Lepraria aurescens

Scientific classification
- Kingdom: Fungi
- Division: Ascomycota
- Class: Lecanoromycetes
- Order: Lecanorales
- Family: Stereocaulaceae
- Genus: Lepraria
- Species: L. aurescens
- Binomial name: Lepraria aurescens Orange & Wolseley (2005)

= Lepraria aurescens =

- Authority: Orange & Wolseley (2005)

Species of lichen

Lepraria aurescens is a species of leprose lichen in the family Stereocaulaceae.

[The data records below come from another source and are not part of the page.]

template <typename T>
__device__ __forceinline__ void project4(const T* Wl, int ld, int n, const T* v4 , T (&p)[4][2]) {
    const int l = lane_id();
    const int i = 2 * l;
#pragma unroll
    for (int q = 0; q < 4; ++q) p[q][0] = p[q][1] = T(0);
    if (i >= n) return;
    for (int j = 0; j < n; ++j) {
        const T w0 = Wl[j * ld + i], w1 = Wl[j * ld + i + 1];
#pragma unroll
        for (int q = 0; q < 4; ++q) {
            const T vj = v4[q * ld + j];
            p[q][0] += w0 * vj;
            p[q][1] += w1 * vj;
        }
// ... 369 lines not shown
        } else if (!transr_relpair_dup(a, r)) {
            ent = r;
        }
        ent_of[pq] = ent;
    }
    stage_matrix(Wl, bf.W + (int64_t)r * n * ld, n, ld);
    __syncthreads();
    T* v4 = vec + w * 4 * ld;
    const int i = 2 * l;
    for (int pq = w; pq < npairs; pq += 4) {
        const int ent = ent_of[pq];
        bool live = ent >= 0;
        for (int k = 0; live && k < pq; ++k) live = ent_of[k] != ent;
        T a0[2] = {T(0), T(0)}, G[2] = {T(0), T(0)}, da[2] = {T(0), T(0)};
        if (live) {
            lane_pair_load(bf.ent + (int64_t)ent * ld, n, a0);
            const T s0 = wave_sum(a0[0] * a0[0] + a0[1] * a0[1]);
            lane_pair_store(v4, n, a0);
            wave_lds_sync();
            T p[2] = {T(0), T(0)};
            if (i < n)
                for (int j = 0; j < n; ++j) {
                    const T aj = v4[j];
                    p[0] += Wl[j * ld + i] * aj;
                    p[1] += Wl[j * ld + i + 1] * aj;
                }
            if (i + 1 >= n) p[1] = T(0);
            if (i >= n) p[0] = T(0);
            wave_lds_sync();
            for (int m = 0; m < kRParMaxIter; ++m) {
                const T xx = wave_sum(p[0] * p[0] + p[1] * p[1]);
                if (!(xx > T(1))) break;
                G[0] += T(2) * p[0];
                G[1] += T(2) * p[1];
                lane_pair_store(v4, n, p);
                wave_lds_sync();
                T v[2];
                matvec_rows(Wl, ld, n, v4, v);
                lane_pair_store(v4 + ld, n, v);
                wave_lds_sync();
                T q[2] = {T(0), T(0)};
                if (i < n)
                    for (int j = 0; j < n; ++j) {
                        const T vj = v4[ld + j];
                        q[0] += Wl[j * ld + i] * vj;
                        q[1] += Wl[j * ld + i + 1] * vj;
                    }
                wave_lds_sync();
                const T c = T(2) * T(a.lr) * s0;
#pragma unroll
                for (int k = 0; k < 2; ++k) p[k] = i + k < n ? p[k] - T(2) * T(a.lr) * q[k] - c * p[k] : T(0);
            }
            lane_pair_store(v4, n, G);
            wave_lds_sync();
            matvec_rows(Wl, ld, n, v4, da);
            da[0] *= T(-a.lr);
            da[1] *= T(-a.lr);
            wave_lds_sync();
        }
        if (pq < 4 * cnt) {
            const int q = pq >> 2, u = (pq >> 1) & 1, role = pq & 1;
            const int kk = a.kl.kk_of(a.keys[e0 + 2 * q]);
            if (a.act[kk]) lane_pair_store(bf.pair + (((int64_t)kk * 2 + u) * 2 + role) * ld, n, da);
        } else {
            lane_pair_store(bf.relpair + (int64_t)r * ld, n, da);
            if (l == 0) bf.relpair_stamp[r] = bf.stamp;
        }
        const T dv[2] = {T(-a.lr) * a0[0], T(-a.lr) * a0[1]};
        lane_pair_store(Xl + pq * ld, n, G);
        lane_pair_store(Dl + pq * ld, n, dv);
    }
    __syncthreads();
    T* wp = bf.wpart + (int64_t)blockIdx.x * n * ld;
    for (int j = w; j < n; j += 4) {
        T acc[2];
        rank_sum_rows(Dl, Xl, npairs, ld, n, j, acc);
        lane_pair_store(wp + (int64_t)j * ld, n, acc);
    }
}

constexpr int kRParWaves = 16;

constexpr int kRecSteps = 4;
template <typename T>
__device__ __forceinline__ void rpar_record_convert(const RParArgs& a, const RParBufs<T>& bf, int r, T (&v)[2]) {
    typedef T T2 __attribute__((ext_vector_type(2)));
    const int n = a.n, l = lane_id();
    const T2* wrow = (const T2*)(bf.W + ((int64_t)r * n + (l < n ? l : 0)) * a.ld);
    const int nq = (n + 1) >> 1;
    T acc[4] = {T(0), T(0), T(0), T(0)};
    for (int q0 = 0; 2 * q0 < n; q0 += 2 * kRecSteps) {
        T2 x[2 * kRecSteps];
#pragma unroll
        for (int q = 0; q < 2 * kRecSteps; ++q) x[q] = wrow[q0 + q < nq ? q0 + q : nq - 1];
#pragma unroll
        for (int q = 0; q < 2 * kRecSteps; ++q) {
            const int i = 2 * (q0 + q);
            const T g0 = readlane_f(v[0], (q0 + q) & (kWave - 1)), g1 = readlane_f(v[1], (q0 + q) & (kWave - 1));
            acc[(2 * q) & 3] = fma(i < n ? x[q].x : T(0), g0, acc[(2 * q) & 3]);
            acc[(2 * q + 1) & 3] = fma(i + 1 < n ? x[q].y : T(0), g1, acc[(2 * q + 1) & 3]);
        }
    }
    const T da = -(T)a.lr * ((acc[0] + acc[1]) + (acc[2] + acc[3]));
    const T d0 = __shfl(da, (2 * l) & (kWave - 1)), d1 = __shfl(da, (2 * l + 1) & (kWave - 1));
    v[0] = 2 * l < n ? d0 : T(0);
    v[1] = 2 * l + 1 < n ? d1 : T(0);
}

__device__ __forceinline__ int rpar_entity_last(const RParArgs& a, int p0, int p1, int first, int stride) {
    const int l = lane_id();
    int last = -1;
    for (int base = p0 + first * kWave; base < p1; base += stride * kWave) {
        const int p = base + l;
        if (p < p1) {
            const uint64_t key = a.keys[p];
            const int kk = a.kl.kk_of(key);
            if (a.act[kk] && (key & (kRoleHead | kRoleTail))) last = max(last, kk * 2 + (int)((key >> 3) & 1));
        }
    }
#pragma unroll
    for (int s = 32; s >= 1; s >>= 1) last = max(last, __shfl_xor(last, s));
    return last;
}

template <typename T, bool GRAD>
__device__ __forceinline__ void rpar_entity_events(const RParArgs& a, const RParBufs<T>& bf, int row, int p0, int p1,
                                                   int first, int stride, int last, T (&acc)[2], T (&acc2)[2],
                                                   bool& dirty, bool& dirty2, bool& er_seen) {
    const int n = a.n, ld = a.ld, l = lane_id();
    const bool split = !GRAD && bf.last_renorm;
    const bool defer = !GRAD && bf.rec_stamp != nullptr;
    for (int base = p0 + first * kWave; base < p1; base += stride * kWave) {
        const int p = base + l;
        int src = -1;
        int src2 = -1;
        int rdef = -1;
        T c = T(0);
        bool nrm = false, er = false, post = false;
        if (p < p1) {
            const uint64_t key = a.keys[p];
            const int kk = a.kl.kk_of(key);
            if (a.act[kk]) {
                const int u = (int)((key >> 3) & 1);
                const uint32_t roles = (uint32_t)(key & 7);
                const bool hd = roles & kRoleHead, tl = roles & kRoleTail;
                er = roles & kRoleEntRel;
                if (GRAD) {
                    nrm = hd || tl;
                    if (hd != tl) {
                        src = kk * 2 + u;
                        c = (T)((hd ? -1.0 : 1.0) * (u ? 1.0 : -1.0) * a.lr);
                    }
                } else {
                    const int s0 = (kk * 2 + u) * 2;
                    const bool ph = hd && (!bf.pflag || bf.pflag[s0]);
                    const bool pt = tl && (!bf.pflag || bf.pflag[s0 + 1]);
                    nrm = ph || pt;
                    post = split && kk * 2 + u == last;
                    if (ph) src = s0;
                    if (pt) {
                        if (src < 0) src = s0 + 1;
                        else src2 = s0 + 1;
                    }
                    if (defer && src >= 0) {
                        const int r = a.rels[a.si[kk]];
                        if (bf.rec_stamp[r] == bf.stamp) rdef = r;
                    }
                }
            }
        }
        if (__ballot(nrm && !post)) dirty = true;
        if (__ballot(nrm && post)) dirty2 = true;
        if (__ballot(er)) er_seen = true;
        const T* tab = GRAD ? bf.y : bf.pair;
        for (int pass = 0; pass < (GRAD ? 1 : 2); ++pass) {
            const int mine = pass ? src2 : src;
            uint64_t m = __ballot(mine >= 0);
            const uint64_t pm = __ballot(post);
            while (m) {
                int ev[4];
                int k = 0;
                for (; k < 4 && m; ++k) {
                    ev[k] = __builtin_ctzll(m);
                    m &= m - 1;
                }
                T v[4][2];
#pragma unroll
                for (int q = 0; q < 4; ++q)
                    if (q < k) lane_pair_load(tab + (int64_t)readlane_i32(mine, ev[q]) * ld, n, v[q]);
                if (defer && __ballot(rdef >= 0)) {
#pragma unroll
                    for (int q = 0; q < 4; ++q)
                        if (q < k) {
                            const int rq = readlane_i32(rdef, ev[q]);
                            if (rq >= 0) rpar_record_convert<T>(a, bf, rq, v[q]);
                        }
                }
#pragma unroll
                for (int q = 0; q < 4; ++q)
                    if (q < k) {
                        const T cq = GRAD ? readlane_f(c, ev[q]) : T(1);
                        T(&dst)[2] = ((pm >> ev[q]) & 1) ? acc2 : acc;
                        dst[0] += cq * v[q][0];
                        dst[1] += cq * v[q][1];
                    }
            }
        }
    }
}

template <typename T, bool GRAD>
__device__ __forceinline__ void rpar_entity_finish(const RParArgs& a, const RParBufs<T>& bf, int row, T (&acc)[2],
                                                   T (&acc2)[2], bool dirty, bool dirty2, bool er_seen, int last) {
    const int n = a.n, ld = a.ld;
    const bool split = !GRAD && bf.last_renorm;
    if (!GRAD && er_seen && row < a.nr && bf.relpair_stamp[row] == bf.stamp) {
        T dv[2];
        lane_pair_load(bf.relpair + (int64_t)row * ld, n, dv);
        if (bf.rec_stamp && bf.rec_stamp[row] == bf.stamp) rpar_record_convert<T>(a, bf, row, dv);
        if (split && last < 0) {
            acc2[0] += dv[0];
            acc2[1] += dv[1];
            dirty2 = true;
        } else {
            acc[0] += dv[0];
            acc[1] += dv[1];
            dirty = true;
        }
    }
    if (!dirty && !dirty2) return;
    T* ptr = bf.ent + (int64_t)row * ld;
    T v[2];
    lane_pair_load(ptr, n, v);
    if (dirty) {
        v[0] += acc[0];
        v[1] += acc[1];
    }
    if (GRAD || (split && dirty)) {
        const T len = sqrt(wave_sum(v[0] * v[0] + v[1] * v[1]));
        v[0] = v[0] / len;
        v[1] = v[1] / len;
    }
    if (dirty2) {
        v[0] += acc2[0];
        v[1] += acc2[1];
    }
    lane_pair_store(ptr, n, v);
}

template <typename T, bool GRAD>
__device__ __forceinline__ void transr_entity_block(RParArgs a, RParBufs<T> bf, int32_t long_min, int bid, int G) {
    __shared__ T part[kRParWaves][4][kWave];
    __shared__ int flags[4];
    __shared__ int longs[1024], nlong;
    const int w = threadIdx.x >> 6, l = lane_id();
    const bool split = !GRAD && bf.last_renorm;
    const int s0 = a.batch_seg[a.batch], s1 = a.rel_begin[a.batch];
    const int blockIdx_x = bid;
    for (int c0 = s0 + blockIdx_x; c0 < s1; c0 += G * (int)blockDim.x) {
        if (threadIdx.x == 0) nlong = 0;
        __syncthreads();
        const int cs = c0 + G * (int)threadIdx.x;
        if (cs < s1 && a.seg_start[cs + 1] - a.seg_start[cs] >= long_min) longs[atomicAdd(&nlong, 1)] = cs;
        __syncthreads();
        const int nl = nlong;
        for (int li = 0; li < nl; ++li) {
        const int s = longs[li];
        const int p0 = a.seg_start[s], p1 = a.seg_start[s + 1];
        const int row = a.seg_row[s];
        if (threadIdx.x < 4) flags[threadIdx.x] = threadIdx.x == 3 ? -1 : 0;
        __syncthreads();
        int last = -1;
        if (split) {
            last = rpar_entity_last(a, p0, p1, w, kRParWaves);
            if (l == 0) atomicMax(&flags[3], last);
            __syncthreads();
            last = flags[3];
        }
        T acc[2] = {T(0), T(0)}, acc2[2] = {T(0), T(0)};
        bool dirty = false, dirty2 = false, er = false;
        rpar_entity_events<T, GRAD>(a, bf, row, p0, p1, w, kRParWaves, last, acc, acc2, dirty, dirty2,
                                    er);
        part[w][0][l] = acc[0];
        part[w][1][l] = acc[1];
        part[w][2][l] = acc2[0];
        part[w][3][l] = acc2[1];
        if (l == 0 && dirty) atomicOr(&flags[0], 1);
        if (l == 0 && er) atomicOr(&flags[1], 1);
        if (l == 0 && dirty2) atomicOr(&flags[2], 1);
        __syncthreads();
        if (w == 0) {
            acc[0] = part[0][0][l];
            acc[1] = part[0][1][l];
            acc2[0] = part[0][2][l];
            acc2[1] = part[0][3][l];
            for (int v = 1; v < kRParWaves; ++v) {
                acc[0] += part[v][0][l];
                acc[1] += part[v][1][l];
                acc2[0] += part[v][2][l];
                acc2[1] += part[v][3][l];
            }
            rpar_entity_finish<T, GRAD>(a, bf, row, acc, acc2, flags[0] != 0, flags[2] != 0, flags[1] != 0, last);
        }
        __syncthreads();
        }
    }
    for (int s = s0 + blockIdx_x * kRParWaves + w; s < s1; s += G * kRParWaves) {
        const int p0 = a.seg_start[s], p1 = a.seg_start[s + 1];
        if (p1 - p0 >= long_min) continue;
        const int row = a.seg_row[s];
        const int last = split ? rpar_entity_last(a, p0, p1, 0, 1) : -1;
        T acc[2] = {T(0), T(0)}, acc2[2] = {T(0), T(0)};
        bool dirty = false, dirty2 = false, er = false;
        rpar_entity_events<T, GRAD>(a, bf, row, p0, p1, 0, 1, last, acc, acc2, dirty, dirty2, er);
        rpar_entity_finish<T, GRAD>(a, bf, row, acc, acc2, dirty, dirty2, er, last);
    }
}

It occurs in Thailand.

==Taxonomy==

The species was described as new to science by Alan Orange and Pat Wolseley in 2005. The type specimen was collected in Thailand, within Chiang Mai province, at Doi Suthep along the transect near Wat Palad. The collection site, situated at an elevation of 680 m, is characterised by dry evergreen forest. The specimen was found growing on bark and was collected on 25 November 1991 by Wolseley and B. Aguirre-Hudson (specimen number 5001). It is preserved as the holotype in the British Museum (BM) herbarium.

==Description==

This lichen forms a powdery crust with undefined edges and no . While it lacks a true inner layer (medulla), it usually has patches of a brown, well-developed, loose base layer. The reproductive structures consist of abundant to sparsely distributed powder-like (soredia) measuring 40–100 μm in diameter. While projecting threads (hyphae) are usually absent from these granules, they may be present on marginal or solitary granules, where they appear long and point downward, and are mostly dark in colour.

The species contains thamnolic acid as its main secondary metabolite. The expected results in standard chemical spot tests are K+ (bright yellow), C−, KC−, and Pd+ (orange-yellow).

==Habitat and distribution==

Lepraria aurescens grows on bark in sheltered places within dry forest habitats. The species is only known to occur in Thailand.